Beim Almosengeben steht vor allem die Hinwendung zu den Armen im Mittelpunkt. Im Gegensatz zur Zeit Jesu haben wir heutzutage ein staatliches Sozialsystem. Obwohl nicht alle, werden die meisten, finanziell schlechter gestellten Menschen von unserem sozialen Netz aufgefangen. Es geht daher nicht immer darum, jemanden Geld zu geben, obwohl das auch nicht verboten ist. Wobei dieses Geldgeben kein Freikauf von weiteren Ausbeutungen sein soll.
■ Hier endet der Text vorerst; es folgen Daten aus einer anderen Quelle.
#ifdef TEM_DEBUG_KNOBS
  unsigned long long t_last = p.stamps ? clock64() : 0, t_sum[8] = {0, 0, 0, 0, 0, 0, 0, 0};
#define STAMP(i) do { if (p.stamps) { unsigned long long t_now = clock64(); t_sum[i] += t_now - t_last; t_last = t_now; } } while (0)
#else
#define STAMP(i) do { } while (0)
#endif
  f32x4 acc[16];
  f32x4 gv[4];
  uint32_t kb[4];
  uint32_t tyx, tok4 = 0;
  {
    const int t = grp * 16 + m;
    const int ty = (int)fdiv((uint32_t)t, (uint32_t)p.BX, p.magicBX), tx = t - ty * p.BX;
    const int oy = oy0 + 2 * ty, ox = ox0 + 2 * tx;
    const bool tok = co < CO && t < ntile;
#pragma unroll
    for (int o4 = 0; o4 < 4; ++o4) tok4 |= ((tok && oy + (o4 >> 1) < p.OH && ox + (o4 & 1) < p.OW) ? 1u : 0u) << o4;
    tyx = ((uint32_t)oy << 16) | (uint32_t)ox;
  }
  auto tile_geom = [&](int oz, int &o0, int &go, int &mb, uint32_t &okm) {
    uint32_t yx = tyx;
    asm volatile("" : "+v"(yx));
    const int oy = (int)(yx >> 16), ox = (int)(yx & 0xffffu);
    okm = oz < p.OD ? tok4 : 0u;
    o0 = oz * oD + oy * oH + ox * oW + oco;
    go = EP >= 1 ? (oz * ep.gD + oy * ep.gH + ox * ep.gW + co) * 4 : 0;
    mb = EP == 2 ? (int)(((((uint32_t)n * ep.dD + (oz + ep.doz)) * ep.dH + (oy + ep.doy)) * ep.dW + (ox + ep.dox)) * (uint32_t)mpv) + (co >> 3) : 0;
  };
  auto fetch_ep = [&](int oz) {
    int o0, go, mb;
    uint32_t okm;
    tile_geom(oz, o0, go, mb, okm);
    if (!in0c) okm = 0;
#pragma unroll
    for (int o4 = 0; o4 < 4; ++o4) {
      const bool okf = (okm >> o4) & 1u;
      int goff = okf ? go : (int)0x80000000;
      asm volatile("" : "+v"(goff));
      const u32x4 g4 = __builtin_amdgcn_raw_buffer_load_b128(grs, goff, gso[o4], 0);
      gv[o4] = f32x4{__uint_as_float(g4.x), __uint_as_float(g4.y), __uint_as_float(g4.z), __uint_as_float(g4.w)};
      if (EP == 2) {
        int moff = okf ? mb : (int)0x80000000;
        asm volatile("" : "+v"(moff));
        kb[o4] = (uint32_t)__builtin_amdgcn_raw_buffer_load_b8(mrs, moff, mso[o4], 0) >> kshift;
      }
    }
  };
  auto finish = [&](int oz) {
    f32x4 yx[4][2], yy[2][2];
#pragma unroll
    for (int a = 0; a < 4; ++a) at4(acc[a * 4 + 0], acc[a * 4 + 1], acc[a * 4 + 2], acc[a * 4 + 3], yx[a][0], yx[a][1]);
#pragma unroll
    for (int b = 0; b < 2; ++b) at4(yx[0][b], yx[1][b], yx[2][b], yx[3][b], yy[0][b], yy[1][b]);
    int o0, go, mb;
    uint32_t okm;
    tile_geom(oz, o0, go, mb, okm);
#pragma unroll
    for (int o4 = 0; o4 < 4; ++o4) {
      const bool ok = (okm >> o4) & 1u;
      f32x4 val = yy[o4 >> 1][o4 & 1];
#pragma unroll
      for (int r = 0; r < 4; ++r) {
        if (EP == 0) val[r] = fmaxf(val[r], ep.slope * val[r]);
        if (EP >= 1 && in0c) {
          val[r] = gv[o4][r] > 0.f ? val[r] : ep.gate_slope * val[r];
          if (EP == 2) val[r] = ((kb[o4] >> r) & 1u) ? 2.f * val[r] : 0.f;
        }
      }
      if (EP == 2 || STREAM) {
        if (ok) *reinterpret_cast<f32x4 *>(obase + o0 + (o4 >> 1) * oH + (o4 & 1) * oW) = val;
      } else {
        int so = ok ? o0 * 4 + oso[o4] : (int)0x80000000;
        asm volatile("" : "+v"(so));
        __builtin_amdgcn_raw_buffer_store_b128(u32x4{__float_as_uint(val[0]), __float_as_uint(val[1]), __float_as_uint(val[2]), __float_as_uint(val[3])},
                                               ors, so, 0, 0);
      }
    }
  };

  for (int step = 0; step < nsteps; ++step) {
    const int tz = tz0 + step, oz = 2 * tz + zb, izb = 2 * tz - p.P;
    const bool more = step + 1 < nsteps;
    const int sA = (step & 1) ? 2 : 0;
    STAMP(0);
    if (EP >= 1) fetch_ep(oz);

#pragma unroll
    for (int i = 0; i < 16; ++i) acc[i] = f32x4{0.f, 0.f, 0.f, 0.f};
#pragma unroll
    for (int kz = 0; kz < NKZ; ++kz) {
      const int pl = PAIR ? kz : zb + kz;
      const char *plane = ring + ((pl < 2 ? sA : 2 - sA) + (pl & 1)) * p.slotb + a0;
#pragma unroll
      for (int h = 0; h < NH; ++h) {
        f32x2 v[4][4];
#pragma unroll
        for (int dy = 0; dy < 4; ++dy)
#pragma unroll
          for (int dx = 0; dx < 4; ++dx)
            v[dy][dx] = *reinterpret_cast<const f32x2 *>(plane + h * p.subb + (2 * dy + (dx & 1)) * rowb + (dx >> 1) * VB + cs[dx >> 1][dy >> 1]);
        if (kz == 1 && h == NH - 1) {
          __syncthreads();
          if (more && !(KDBG(p.dbg & 4))) { dma_plane(izb + 4, sA); dma_plane(izb + 5, sA + 1); }
        }
#pragma unroll
        for (int a = 0; a < 4; ++a) bt4(v[a][0], v[a][1], v[a][2], v[a][3]);
#pragma unroll
        for (int b = 0; b < 4; ++b) bt4(v[0][b], v[1][b], v[2][b], v[3][b]);
        if (STREAM && !(h & 1)) {
          const int c = kz * 2 + (h >> 1);
          if (c > 0) __syncthreads();
          if (c < 5) dma_u(c + 1, (c + 1) & 1);
          else if (more) dma_u(0, 0);
        }
        const float *uh = STREAM ? uld + ((kz * 2 + (h >> 1)) & 1) * UCH + (((h & 1) * NB + nb) * 16) * 128 + lane * 2
                                 : uld + (((kz * NH + h) * NB + nb) * 16) * 128 + lane * 2;
        f32x2 uf[16];
#pragma unroll
        for (int pt = 0; pt < 16; ++pt) uf[pt] = *reinterpret_cast<const f32x2 *>(uh + pt * 128);
#pragma unroll
        for (int pt = 0; pt < 16; ++pt) acc[pt] = __builtin_amdgcn_mfma_f32_16x16x4f32(uf[pt].x, v[pt >> 2][pt & 3].x, acc[pt], 0, 0, 0);
#pragma unroll
        for (int pt = 0; pt < 16; ++pt) acc[pt] = __builtin_amdgcn_mfma_f32_16x16x4f32(uf[pt].y, v[pt >> 2][pt & 3].y, acc[pt], 0, 0, 0);
      }
    }
    STAMP(1);

    finish(oz);
    STAMP(3);
    asm volatile("s_waitcnt vmcnt(0)" ::: "memory");
    __syncthreads();
  }
  static_assert(!PAIR || EP <= 1, "8 -> 8: forward and gated input-gradient only");

#ifdef TEM_DEBUG_KNOBS
  if (p.stamps && lane == 0) {
    for (int i = 0; i < 8; ++i) p.stamps[((size_t)blockIdx.x * 8 + wave) * 8 + i] = t_sum[i];
  }
#endif
#undef STAMP
}

__global__ __launch_bounds__(256) void wino_weights_k(const float *theta, float *u, const tem_wino_layer *layers) {
  const tem_wino_layer L = layers[blockIdx.x];
  const int nb = blockIdx.z, NB = (L.co + 15) / 16;
  const int co = nb * 16 + (threadIdx.x & 15), ci = (threadIdx.x >> 4) + 16 * blockIdx.y;
  if (ci >= L.ci || nb >= NB) return;
  const int NH = L.ci / 8;
  const bool pair = L.ci == 8 && L.co == 8;
  const int h = ci >> 3, q = (ci & 7) >> 1, j = ci & 1;
  if (pair) {
    if (nb) return;
    const int c16 = threadIdx.x & 15, s_ = c16 >> 3, c8 = c16 & 7;
    auto g4p = [](float a, float b, float c, float (&o)[4]) {
      o[0] = a; o[1] = 0.5f * (a + b + c); o[2] = 0.5f * (a - b + c); o[3] = c;
    };
    for (int pl = 0; pl < 4; ++pl) {
      const int kz = pl - s_;
      float gy[4][4];
      if (kz >= 0 && kz <= 2) {
        float g[3][3], gx[3][4];
        for (int t9 = 0; t9 < 9; ++t9) {
          const int t = kz * 9 + t9;
          g[t9 / 3][t9 % 3] = L.flip ? theta[L.src_off + ((int64_t)(26 - t) * 8 + c8) * 8 + ci] : theta[L.src_off + ((int64_t)t * 8 + ci) * 8 + c8];
        }
        for (int a = 0; a < 3; ++a) g4p(g[a][0], g[a][1], g[a][2], gx[a]);
        for (int x = 0; x < 4; ++x) {
          float o[4];
          g4p(gx[0][x], gx[1][x], gx[2][x], o);
          for (int y = 0; y < 4; ++y) gy[y][x] = o[y];
        }
      } else {
        for (int y = 0; y < 4; ++y) for (int x = 0; x < 4; ++x) gy[y][x] = 0.f;
      }
      float *d = u + L.dst_off + ((int64_t)(pl * 16) * 64 + (q * 16 + c16)) * 2 + j;
      for (int pt = 0; pt < 16; ++pt) d[pt * 128] = gy[pt >> 2][pt & 3];
    }
    return;
  }
  auto g4 = [](float a, float b, float c, float (&o)[4]) {
    o[0] = a; o[1] = 0.5f * (a + b + c); o[2] = 0.5f * (a - b + c); o[3] = c;
  };
#pragma unroll
  for (int kz = 0; kz < 3; ++kz) {
    float g[3][3];
#pragma unroll
    for (int t9 = 0; t9 < 9; ++t9) {
      const int t = kz * 9 + t9;
      float w = 0.f;
      if (co < L.co) w = L.flip ? theta[L.src_off + ((int64_t)(26 - t) * L.co + co) * L.ci + ci]
                                : theta[L.src_off + ((int64_t)t * L.ci + ci) * L.co + co];
      g[t9 / 3][t9 % 3] = w;
    }
    float gx[3][4], gy[4][4];
#pragma unroll
    for (int a = 0; a < 3; ++a) g4(g[a][0], g[a][1], g[a][2], gx[a]);
#pragma unroll
    for (int x = 0; x < 4; ++x) {
      float o[4];
      g4(gx[0][x], gx[1][x], gx[2][x], o);
#pragma unroll
      for (int y = 0; y < 4; ++y) gy[y][x] = o[y];
    }
    float *d = u + L.dst_off + ((int64_t)(((kz * NH + h) * NB + nb) * 16) * 64 + (q * 16 + (co & 15))) * 2 + j;
#pragma unroll
    for (int pt = 0; pt < 16; ++pt) d[pt * 128] = gy[pt >> 2][pt & 3];
  }
}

Ich meine, dass dieser Aspekt der Fastenzeit bzw. österlichen Bußzeit viel zu kurz kommt. Hier könnte sich jeder einzelne einmal überlegen, wie er oder sie diese Hinwendung zu den Armen in der Fastenzeit – und darüber hinaus – mehr Raum geben kann. Für mich wäre ja auch allein die Frage eine solche Hinwendung, wo ich an der Ausbeutung, an der Ausgrenzung, am Machtmissbrauch beteiligt bin. Und da meine ich jetzt nicht nur unser Konsumverhalten, sondern auch unseren ganz persönlichen Lebensbereich. Auch meine Verzichtsvorschläge am Beginn sollten genau in diese Richtung gehen. Weniger Ich und mehr Du.
Bei diesen drei Werken der Barmherzigkeit, die in der österlichen Bußzeit im Mittelpunkt stehen sollten, geht es um die drei Beziehungsdimensionen des Menschen: Beim Fasten wendet sich der Mensch sich selbst zu, beim Beten Gott entgegen und beim Almosengeben zu den anderen Menschen, besonders den Armen, hin. Es ist wohl ein Zeichen unserer Zeit, dass das Fasten, also die Hinwendung zu sich selbst, so hoch im Kurs steht, während die anderen beiden Dimensionen wenig Beachtung finden. Die Fastenzeit will demgegenüber den Menschen in seinem umfassenden Beziehungsgeschehen ins Zentrum rücken.
Es geht daher nicht lediglich um den Verzicht, sondern um die nachhaltige Neuausrichtung meines Lebens in all seinen Beziehungsdimensionen. Dies verbindet uns mit der Wüstenerfahrung Jesu, der sich im Rückzug auf sich selbst, Gott Raum gab, um den Beziehungen zu den Menschen trotz der Versuchung den richtigen Rahmen zu geben.
Ich habe mir jedenfalls für diese Fastenzeit vorgenommen, mir wieder einmal etwas vorzunehmen. Was, das weiß ich zum Zeitpunkt dieser Aufnahme noch nicht. Ich werde es aber auch im Nachhinein nicht verraten. Warum? Das verrate ich dir in der nächsten Episode.